I am about to be a sophomore, I have studied Python by myself, and I know basic grammar. I want to learn crawling, but I feel that it involves a lot of knowledge. Is there anyone who has experienced it and can summarize what they know, or how to learn Python crawling?
某草草2017-07-05 10:36:11
When learning crawlers, you must learn from needs. You see, there are so many junior crawlers on the Internet crawling for jokes, pictures of beautiful women, etc. You can get these simple crawlers in three days.
But if you go in depth, it is very difficult, and there are many aspects involved.

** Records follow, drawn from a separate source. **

__device__ __forceinline__ float quad_partner_x(float v) { return u2f((uint32_t)__builtin_amdgcn_mov_dpp((int)f2u(v), 0xB1, 0xf, 0xf, true)); }
__device__ __forceinline__ float quad_partner_y(float v) { return u2f((uint32_t)__builtin_amdgcn_mov_dpp((int)f2u(v), 0x128, 0xf, 0xf, true)); }
template <bool TRACE, bool COMMON = false, bool ATTR = false>
__device__ __forceinline__ float4 shade_pixel(const FrameParams& P, uint32_t rec, int px, int py, float* trace, const bool quads = false,
                                              FragAttr* fa = nullptr) {
  const TriRec* tr = P.recs + rec;
  const uint4* q4 = reinterpret_cast<const uint4*>(tr);
  const float4* f4 = reinterpret_cast<const float4*>(tr);
  const double2* d2 = reinterpret_cast<const double2*>(tr);
  uint4 hdr = q4[0];
  float4 zrow = f4[1];
  double2 c2 = d2[2], c3 = d2[3], c4 = d2[4], c5 = d2[5], c6 = d2[6];
  uint4 td = q4[7];
  float4 s0 = f4[8], s1 = f4[9], s2 = f4[10], s3 = f4[11], s4 = f4[12], s5 = f4[13], s6 = f4[14];
  uint32_t flags = hdr.w;
  float inv_area = zrow.w;
  double A1, B1, A2, B2, e1, e2;
  double C1 = c5.y, C2 = c6.x;
  A1 = c2.y; B1 = c4.x; A2 = c3.x; B2 = c4.y;
  double dx = (double)px, dy = (double)py;
  e1 = fma(A1, dx, fma(B1, dy, C1)) + top_left_bias(flags, F_T1);
  e2 = fma(A2, dx, fma(B2, dy, C2)) + top_left_bias(flags, F_T2);
  TexD t;
  t.base_off = (uint32_t)(unsigned long long)__double_as_longlong(c6.y);
  const uint32_t tk = (uint32_t)((unsigned long long)__double_as_longlong(c6.y) >> 32);
  t.w = td.x & 0xffffu;
  t.h = td.x >> 16;
  t.lw = td.y & 0xffu;
  t.lh = (td.y >> 8) & 0xffu;
  t.levels = (td.y >> 16) & 0xffu;
  t.filters = td.y >> 24;
  t.min_lod = u2f(td.z);
  t.max_lod = u2f(td.w);
  float b1 = (float)e1 * inv_area, b2 = (float)e2 * inv_area;
  float q0 = s0.x, dq1 = s0.y, dq2 = s0.z;
  const float qq = fmaf(b2, dq2, fmaf(b1, dq1, q0));
  float hb1 = 0.0f, hb2 = 0.0f, vb1 = 0.0f, vb2 = 0.0f, hq = 1.0f, vq = 1.0f, hr = 0.0f, vr = 0.0f;
  auto partners = [&]() {
    if (COMMON) {
      const int sx = (int)((uint32_t)px << 31), sy = (int)((uint32_t)py << 31);
      auto flip = [](double a, int s) { return __hiloint2double(__double2hiint(a) ^ s, __double2loint(a)); };
      hb1 = (float)(e1 + flip(A1, sx)) * inv_area, hb2 = (float)(e2 + flip(A2, sx)) * inv_area;
      vb1 = (float)(e1 + flip(B1, sy)) * inv_area, vb2 = (float)(e2 + flip(B2, sy)) * inv_area;
    } else {
      double sxp = (px & 1) ? -1.0 : 1.0, syp = (py & 1) ? -1.0 : 1.0;
      hb1 = (float)fma(sxp, A1, e1) * inv_area, hb2 = (float)fma(sxp, A2, e2) * inv_area;
      vb1 = (float)fma(syp, B1, e1) * inv_area, vb2 = (float)fma(syp, B2, e2) * inv_area;
    }
    hq = fmaf(hb2, dq2, fmaf(hb1, dq1, q0)), vq = fmaf(vb2, dq2, fmaf(vb1, dq1, q0));
  };
  if (!COMMON && !quads) partners();
  const float r = COMMON ? rcp_in_window(qq) : rcp_ieee(qq);
  const uint32_t kind = COMMON ? (uint32_t)PIPE_MESH : ((flags >> F_KIND_SHIFT) & 3u);
  float cr = interp3(s1.z, s3.z, s5.z, b1, b2, r);
  float cg = interp3(s1.w, s3.w, s5.w, b1, b2, r);
  float cb = interp3(s2.x, s4.x, s6.x, b1, b2, r);
  if (ATTR) { fa->b1 = b1; fa->b2 = b2; fa->r = r; fa->won = 1.0f; }
  if (kind == PIPE_COLORED_TRIANGLE) return make_float4(cr, cg, cb, 1.0f);
  float u = interp3(s2.y, s4.y, s6.y, b1, b2, r), v = interp3(s2.z, s4.z, s6.z, b1, b2, r);
  if (ATTR) { fa->u = u; fa->v = v; }
  if (!COMMON) {
    hr = rcp_ieee(hq);
    vr = rcp_ieee(vq);
  }
  float uh, vh, uv_, vv_;
  if (quads) {
    uh = quad_partner_x(u), vh = quad_partner_x(v);
    uv_ = quad_partner_y(u), vv_ = quad_partner_y(v);
  } else {
    if (COMMON) {
      partners();
      hr = rcp_in_window(hq);
      vr = rcp_in_window(vq);
    }
    uh = interp3(s2.y, s4.y, s6.y, hb1, hb2, hr), vh = interp3(s2.z, s4.z, s6.z, hb1, hb2, hr);
    uv_ = interp3(s2.y, s4.y, s6.y, vb1, vb2, vr), vv_ = interp3(s2.z, s4.z, s6.z, vb1, vb2, vr);
  }
  float dudx = (COMMON || !(px & 1)) ? (uh - u) : (u - uh);
  float dvdx = (COMMON || !(px & 1)) ? (vh - v) : (v - vh);
  float dudy = (COMMON || !(py & 1)) ? (uv_ - u) : (u - uv_);
  float dvdy = (COMMON || !(py & 1)) ? (vv_ - v) : (v - vv_);
  float W0 = (float)t.w, H0 = (float)t.h;
  float mx = COMMON ? ldexpf(dudx, (int)t.lw) : dudx * W0, my = COMMON ? ldexpf(dvdx, (int)t.lh) : dvdx * H0;
  float nx_ = COMMON ? ldexpf(dudy, (int)t.lw) : dudy * W0, ny_ = COMMON ? ldexpf(dvdy, (int)t.lh) : dvdy * H0;
  float rho2 = fmaxf(fmaf(mx, mx, my * my), fmaf(nx_, nx_, ny_ * ny_));
  float lambda = COMMON ? clamp_med3(lod_from_rho2(rho2), t.min_lod, t.max_lod) : fminf(fmaxf(lod_from_rho2(rho2), t.min_lod), t.max_lod);
  const bool linear = COMMON ? true : (((lambda <= 0.0f) ? (t.filters & 1u) : ((t.filters >> 1) & 1u)) != 0u);
  int q = COMMON ? (int)(tk >> 24) : (int)t.levels - 1;
  const bool mip_linear = COMMON ? true : (((t.filters >> 2) & 1u) != 0u);
  int dn = min(max((int)ceilf(lambda + 0.5f) - 1, 0), q);
  float lc = COMMON ? clamp_med3(lambda, 0.0f, (float)q) : fminf(fmaxf(lambda, 0.0f), (float)q);
  float fl = floorf(lc);
  int dhi = mip_linear ? (int)fl : dn;
  float delta = mip_linear ? lc - fl : 0.0f;
  int dlo = mip_linear ? min(dhi + 1, q) : dn;
  float us = (COMMON || fabsf(u) < 8388608.0f) ? u : 0.0f, vs = (COMMON || fabsf(v) < 8388608.0f) ? v : 0.0f;
  float4 tx;
  if constexpr (COMMON) {
    tx = common_texture(P.tex_arena, t.base_off, tk, td.y, dhi, dlo, delta, us, vs);
  } else {
    const int whi = (int)max(t.w >> dhi, 1u), hhi = (int)max(t.h >> dhi, 1u);
    const uint32_t bhi = t.base_off + mip_offset(t.lw, t.lh, (uint32_t)dhi);
    const uint32_t plw_hi = level_lw(t.lw, (uint32_t)dhi);
    Taps th = level_taps(whi, hhi, plw_hi, bhi, linear, us, vs);
    const uint8_t* tb = P.tex_arena;
    uint32_t h00 = texel(tb, th.o00), h10 = texel(tb, th.o10), h01 = texel(tb, th.o01), h11 = texel(tb, th.o11);
    const bool two_levels = __any(delta != 0.0f);
    Taps tl = th;
    uint32_t l00 = 0, l10 = 0, l01 = 0, l11 = 0;
    if (two_levels) {
      const int wlo = (int)max(t.w >> dlo, 1u), hlo = (int)max(t.h >> dlo, 1u);
      const uint32_t step = level_bytes(t.lw, t.lh, (uint32_t)dhi);
      const uint32_t blo = dlo != dhi ? bhi + step : bhi;
      const uint32_t plw_lo = level_lw(t.lw, (uint32_t)dlo);
      tl = level_taps(wlo, hlo, plw_lo, blo, linear, us, vs);
      l00 = texel(tb, tl.o00);
      l10 = texel(tb, tl.o10);
      l01 = texel(tb, tl.o01);
      l11 = texel(tb, tl.o11);
    }
    tx.x = bilerp(h00, h10, h01, h11, 0, th.alpha, th.beta);
    tx.y = bilerp(h00, h10, h01, h11, 1, th.alpha, th.beta);
    tx.z = bilerp(h00, h10, h01, h11, 2, th.alpha, th.beta);
    tx.w = 1.0f;
    if (two_levels) {
      tx.x = lerpf(tx.x, bilerp(l00, l10, l01, l11, 0, tl.alpha, tl.beta), delta);
      tx.y = lerpf(tx.y, bilerp(l00, l10, l01, l11, 1, tl.alpha, tl.beta), delta);
      tx.z = lerpf(tx.z, bilerp(l00, l10, l01, l11, 2, tl.alpha, tl.beta), delta);
    }
    if (TRACE) {
      trace[0] = (float)(hdr.z >> 2); trace[1] = b1; trace[2] = b2; trace[3] = r; trace[4] = u; trace[5] = v;
      trace[6] = dudx; trace[7] = dvdx; trace[8] = dudy; trace[9] = dvdy; trace[10] = lambda;
      trace[11] = tx.x; trace[12] = tx.y; trace[13] = tx.z;
      trace[26] = hb1; trace[27] = hb2; trace[28] = vb1; trace[29] = vb2; trace[30] = hr; trace[31] = vr;
    }
    if (kind == PIPE_TEX_IMAGE) {
      tx.w = bilerp(h00, h10, h01, h11, 3, th.alpha, th.beta);
      if (two_levels) tx.w = lerpf(tx.w, bilerp(l00, l10, l01, l11, 3, tl.alpha, tl.beta), delta);
      return tx;
    }
  }
  float nx = interp3(s0.w, s2.w, s4.w, b1, b2, r);
  float ny = interp3(s1.x, s3.x, s5.x, b1, b2, r);
  float nz = interp3(s1.y, s3.y, s5.y, b1, b2, r);
  const float* L = P.scene.sunlight_direction;
  float d = fmaf(nz, L[2], fmaf(ny, L[1], nx * L[0]));
  float light = fmaxf(d, 0.1f);
  float sunw = P.scene.sunlight_color[3];
  cr = cr * tx.x;
  cg = cg * tx.y;
  cb = cb * tx.z;
  float4 o;
  o.x = fmaf(cr * light, sunw, cr * P.scene.ambient_color[0]);
  o.y = fmaf(cg * light, sunw, cg * P.scene.ambient_color[1]);
  o.z = fmaf(cb * light, sunw, cb * P.scene.ambient_color[2]);
  o.w = 1.0f;
  if (TRACE) {
    trace[15] = nx; trace[16] = ny; trace[17] = nz; trace[18] = cr; trace[19] = cg; trace[20] = cb;
    trace[21] = light; trace[22] = o.x; trace[23] = o.y; trace[24] = o.z; trace[25] = o.w;
  }
  if (ATTR) { fa->nx = nx; fa->ny = ny; fa->nz = nz; fa->light = light; fa->cr = cr; fa->cg = cg; fa->cb = cb; }
  return o;
}

template <bool INSTR, bool LIST, bool HIZ>
__device__ __forceinline__ void scan_columns(const FrameParams& P, uint4* s_cov, const uint32_t* s_list, uint32_t bin_base, uint32_t n,
                                             unsigned long long* s_depth, uint32_t* s_bm, int tx0, int ty0, int ry0, int nrows,
                                             uint32_t& n_raster, uint32_t& n_hiz_bad, uint32_t& occl) {
  auto entry = [&](uint32_t i) -> uint32_t { return LIST ? (s_list[i] & 0x7fffffffu) : P.bins[bin_base + i]; };
  const uint32_t lane = threadIdx.x & 63u, wave = threadIdx.x >> 6;
  static_assert(BATCH * 8 == 512, "two pieces per thread");
  uint4 pre0 = make_uint4(0, 0, 0, 0), pre1 = pre0;
  {
    uint32_t cnt = min((uint32_t)BATCH, n);
    const bool staged = (threadIdx.x & 7u) < SREC;
    if (staged && threadIdx.x < cnt * 8u) pre0 = reinterpret_cast<const uint4*>(P.recs + entry(threadIdx.x >> 3))[threadIdx.x & 7u];
    if (staged && threadIdx.x + 256u < cnt * 8u) pre1 = reinterpret_cast<const uint4*>(P.recs + entry(32u + (threadIdx.x >> 3)))[threadIdx.x & 7u];
  }
  constexpr uint32_t SVR_HIZ_MIN = BATCH;
  constexpr uint32_t SVR_HIZ_KEEP_COLS = 192u;
  const bool hiz = HIZ && n > (uint32_t)SVR_HIZ_MIN;
  uint32_t cur = 0, hz_cols = 0, hz_batches = 0, hz_pause = 0;
  if (hiz && threadIdx.x < 32u) s_bm[threadIdx.x] = threadIdx.x < 16u ? 0u : 0xffffffffu;
  for (uint32_t b0 = 0; b0 < n; b0 += BATCH) {
    uint32_t cnt = min((uint32_t)BATCH, n - b0);
    __syncthreads();
    const bool test = hiz && b0 && hz_pause == 0u;
    if (hiz && b0 && hz_pause) hz_pause--;
    if (test) {
      cur ^= 1u;
      const uint32_t b = threadIdx.x >> 4, k = threadIdx.x & 15u;
      const uint4* c4 = reinterpret_cast<const uint4*>(s_depth + ((b & 3u) * 8u + (k >> 1)) * TILE + (b >> 2) * 8u + (k & 1u) * 4u);
      const uint4 lo = c4[0], hi = c4[1];
      atomicMin(&s_bm[cur * 16u + b], min(min(lo.y, lo.w), min(hi.y, hi.w)));
      if (threadIdx.x < 16u) s_bm[(cur ^ 1u) * 16u + threadIdx.x] = 0xffffffffu;
    }
    if (threadIdx.x < cnt * 8u && (threadIdx.x & 7u) < SREC) s_cov[(threadIdx.x >> 3) * SREC + (threadIdx.x & 7u)] = pre0;
    if (threadIdx.x + 256u < cnt * 8u && (threadIdx.x & 7u) < SREC) s_cov[(32u + (threadIdx.x >> 3)) * SREC + (threadIdx.x & 7u)] = pre1;
    __syncthreads();
    const uint4* bm4 = reinterpret_cast<const uint4*>(s_bm + cur * 16u);
    if (b0 + BATCH < n) {
      uint32_t nb = b0 + BATCH, ncnt = min((uint32_t)BATCH, n - nb);
      const bool staged = (threadIdx.x & 7u) < SREC;
      if (staged && threadIdx.x < ncnt * 8u) pre0 = reinterpret_cast<const uint4*>(P.recs + entry(nb + (threadIdx.x >> 3)))[threadIdx.x & 7u];
      if (staged && threadIdx.x + 256u < ncnt * 8u) pre1 = reinterpret_cast<const uint4*>(P.recs + entry(nb + 32u + (threadIdx.x >> 3)))[threadIdx.x & 7u];
    }
    int cx0 = 0, cw = 0;
    bool hidden = false;
    uint32_t gone = 0;
    uint32_t zb = 0, claim = 0;
    if (lane < cnt) {
      uint4 h = s_cov[lane * SREC];
      int minx = (int)(int16_t)(h.x & 0xffffu), miny = (int)(int16_t)(h.x >> 16);
      int maxx = (int)(int16_t)(h.y & 0xffffu), maxy = (int)(int16_t)(h.y >> 16);
      cx0 = max(minx, tx0);
      const int cx1 = min(maxx, tx0 + TILE - 1);
      const int cy0 = max(miny, ry0), cy1 = min(maxy, ry0 + nrows - 1);
      cw = (cx1 >= cx0 && cy1 >= cy0) ? cx1 - cx0 + 1 : 0;
      if (HIZ && cw) {
        const float4 zr = reinterpret_cast<const float4*>(s_cov)[lane * SREC + 1u];
        const float eps = (fabsf(zr.x) + fabsf(zr.y) + fabsf(zr.z)) * 0x1p-21f;
        zb = f2u(fmaxf(fmaxf(zr.x, fmaxf(zr.x + zr.y, zr.x + zr.z)) + eps, 0.0f));
        if (minx <= tx0 && maxx >= tx0 + TILE - 1 && miny <= ry0 && maxy >= ry0 + nrows - 1) {
          const double* dd = reinterpret_cast<const double*>(s_cov + lane * SREC);
          const float x0 = (float)tx0, x1 = (float)(tx0 + TILE - 1), y0 = (float)ry0, y1 = (float)(ry0 + nrows - 1);
          bool all_in = true;
          float slack = 0.0f;
          float bc[2][4];
#pragma unroll
          for (int i = 0; i < 3; i++) {
            const float A = (float)dd[4 + i], B = (float)dd[7 + i], C = (float)dd[10 + i] + ((i == 1 && (h.w & F_T1)) || (i == 2 && (h.w & F_T2)) ? 1.0f : 0.0f);
            const float M = (fabsf(C) + fmaxf(fabsf(A * x0), fabsf(A * x1)) + fmaxf(fabsf(B * y0), fabsf(B * y1))) * 0x1p-21f;
            const float e00 = fmaf(A, x0, fmaf(B, y0, C)), e10 = fmaf(A, x1, fmaf(B, y0, C));
            const float e01 = fmaf(A, x0, fmaf(B, y1, C)), e11 = fmaf(A, x1, fmaf(B, y1, C));
            all_in = all_in && fminf(fminf(e00, e10), fminf(e01, e11)) >= M + 1.0f;
            if (i) {
              bc[i - 1][0] = e00 * zr.w; bc[i - 1][1] = e10 * zr.w; bc[i - 1][2] = e01 * zr.w; bc[i - 1][3] = e11 * zr.w;
              slack = fmaxf(slack, M * zr.w);
            }
          }
          if (all_in) {
            float zmin = fmaf(bc[1][0], zr.z, fmaf(bc[0][0], zr.y, zr.x));
            zmin = fminf(zmin, fmaf(bc[1][1], zr.z, fmaf(bc[0][1], zr.y, zr.x)));
            zmin = fminf(zmin, fmaf(bc[1][2], zr.z, fmaf(bc[0][2], zr.y, zr.x)));
            zmin = fminf(zmin, fmaf(bc[1][3], zr.z, fmaf(bc[0][3], zr.y, zr.x)));
            zmin -= eps + 2.0f * slack * (fabsf(zr.y) + fabsf(zr.z));
            claim = f2u(fminf(fmaxf(zmin, 0.0f), 1.0f));
          }
        }
      }
    }
    if (HIZ) {
      unsigned long long claims = __ballot(claim != 0u);
      while (claims) {
        const int l = __ffsll((long long)claims) - 1;
        claims &= claims - 1ull;
        occl = max(occl, (uint32_t)__builtin_amdgcn_readlane((int)claim, l));
      }
      if (!INSTR && cw && zb < occl) cw = 0;
    }
    if (lane < cnt) {
      if (test && cw) {
        const uint4 h = s_cov[lane * SREC];
        const int cx1 = min((int)(int16_t)(h.y & 0xffffu), tx0 + TILE - 1);
        const int cy0 = max((int)(int16_t)(h.x >> 16), ry0), cy1 = min((int)(int16_t)(h.y >> 16), ry0 + nrows - 1);
        uint32_t m = 0xffffffffu;
        const int by0 = (cy0 - ty0) >> 3, by1 = (cy1 - ty0) >> 3;
        for (int bx = (cx0 - tx0) >> 3; bx <= (cx1 - tx0) >> 3; bx++) {
          const uint4 q = bm4[bx];
          m = min(m, (by0 <= 0 && by1 >= 0) ? q.x : 0xffffffffu);
          m = min(m, (by0 <= 1 && by1 >= 1) ? q.y : 0xffffffffu);
          m = min(m, (by0 <= 2 && by1 >= 2) ? q.z : 0xffffffffu);
          m = min(m, (by0 <= 3 && by1 >= 3) ? q.w : 0xffffffffu);
        }
        hidden = zb < m;
        if (hidden) gone = (uint32_t)cw;
        if (!INSTR && hidden) cw = 0;
      }
      if (INSTR && cw) {
        uint32_t* fl = reinterpret_cast<uint32_t*>(s_cov) + lane * SREC * 4u + 3u;
        *fl = (*fl & 0x7fffffffu) | ((hidden || (LIST && (s_list[b0 + lane] >> 31))) ? 0x80000000u : 0u);
      }
    }
    if (test) {
      const uint32_t nh = (uint32_t)__popcll(__ballot(hidden));
      hz_cols += nh + 3u * (uint32_t)__popcll(__ballot(gone >= 4u)) + 12u * (uint32_t)__popcll(__ballot(gone >= 16u));
      if (++hz_batches == 2u) {
        if (hz_cols < SVR_HIZ_KEEP_COLS) hz_pause = 6u;
        hz_cols = hz_batches = 0u;
      }
    }
    uint32_t inc = (uint32_t)cw;
#pragma unroll
    for (int off = 1; off < 64; off <<= 1) {
      uint32_t v = __shfl_up(inc, off);
      if ((int)lane >= off) inc += v;
    }
    uint32_t total = (uint32_t)__builtin_amdgcn_readlane((int)inc, 63);
    const uint32_t sh = total <= 64u ? 2u : (total <= 128u ? 1u : 0u);
    const int band_rows = nrows >> sh;
    const uint32_t items = total << sh;
    for (uint32_t c = wave; c * 64u < items; c += 4u) {
      uint32_t item = c * 64u + lane;
      uint32_t j = item >> sh, band = item & ((1u << sh) - 1u);
      bool act = item < items;
      uint32_t pos = 0;
#pragma unroll
      for (uint32_t step = 32; step >= 1; step >>= 1) {
        uint32_t v = __shfl(inc, (int)min(pos + step - 1u, 63u));
        if (pos + step <= 64u && v <= j) pos += step;
      }
      uint32_t i = min(pos, 63u);
      uint32_t excl = __shfl(inc, (int)i) - (uint32_t)__shfl(cw, (int)i);
      int col = __shfl(cx0, (int)i) + (int)(j - excl);
      if (!act) continue;
      const uint4* rec = s_cov + i * SREC;
      uint4 h = rec[0];
      int miny = (int)(int16_t)(h.x >> 16), maxy = (int)(int16_t)(h.y >> 16);
      int y0 = max(miny, ry0 + (int)band * band_rows), y1 = min(maxy, ry0 + (int)band * band_rows + band_rows - 1);
      if (y0 > y1) continue;
      uint32_t key = h.z, flags = h.w;
      float4 zr = reinterpret_cast<const float4*>(rec)[1];
      const double2* d = reinterpret_cast<const double2*>(rec);
      double2 c2 = d[2], c3 = d[3], c4 = d[4], c5 = d[5], c6 = d[6];
      double B0 = c3.y, B1 = c4.x, B2 = c4.y;
      double u1 = top_left_bias(flags, F_T1), u2 = top_left_bias(flags, F_T2);
      double dx = (double)col, dy = (double)y0;
      double f0 = fma(c2.x, dx, fma(B0, dy, c5.x));
      double f1 = fma(c2.y, dx, fma(B1, dy, c5.y));
      double f2 = fma(c3.x, dx, fma(B2, dy, c6.x));
      int k0, kn;
      svr_span::column_span(f0, f1, f2, B0, B1, B2, y1 - y0 + 1, k0, kn);
      if (kn == 0) continue;
      if (INSTR) n_raster += (uint32_t)kn;
      const double dk = (double)k0;
      double g1 = fma(B1, dk, f1) + u1, g2 = fma(B2, dk, f2) + u2;
      unsigned long long* cell = s_depth + (y0 + k0 - ty0) * TILE + (col - tx0);
      for (; kn > 0; kn--) {
        float b1 = (float)g1 * zr.w, b2 = (float)g2 * zr.w;
        float z = fmaf(b2, zr.z, fmaf(b1, zr.y, zr.x));
        z = fminf(fmaxf(z, 0.0f), 1.0f) + 0.0f;
        if (INSTR && (flags >> 31) && f2u(z) >= (uint32_t)(*cell >> 32)) n_hiz_bad++;
        atomicMax(cell, ((unsigned long long)f2u(z) << 32) | key);
        g1 += B1;
        g2 += B2;
        cell += TILE;
      }
    }
  }
}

Getting started is not difficult, you can read this--
How to learn Python crawler [Introduction] https://zhuanlan.zhihu.com/p/...
仅有的幸福2017-07-05 10:36:11
In principle, it is an http request, a little more is session and cookie, and a little more is verification code recognition.
As for the tool, the request tool can use urllib2, or even better, the request library. If the request comes in and needs to be parsed, that is beautifulsoup.
Python basic tutorial | Novice tutorial http://www.runoob.com/python/...
Beautiful Soup 4.2.0 documentation — Beautiful Soup 4.2.0 documentation https://www.crummy.com/softwa...
Crawler performance: NodeJs VS Python - QueenKing - SegmentFault /a/11...
Use KNN for verification code recognition - QueenKing - SegmentFault /a/11...
伊谢尔伦2017-07-05 10:36:11
You can refer to the Python-Scrapy crawler framework, which has a Chinese manual.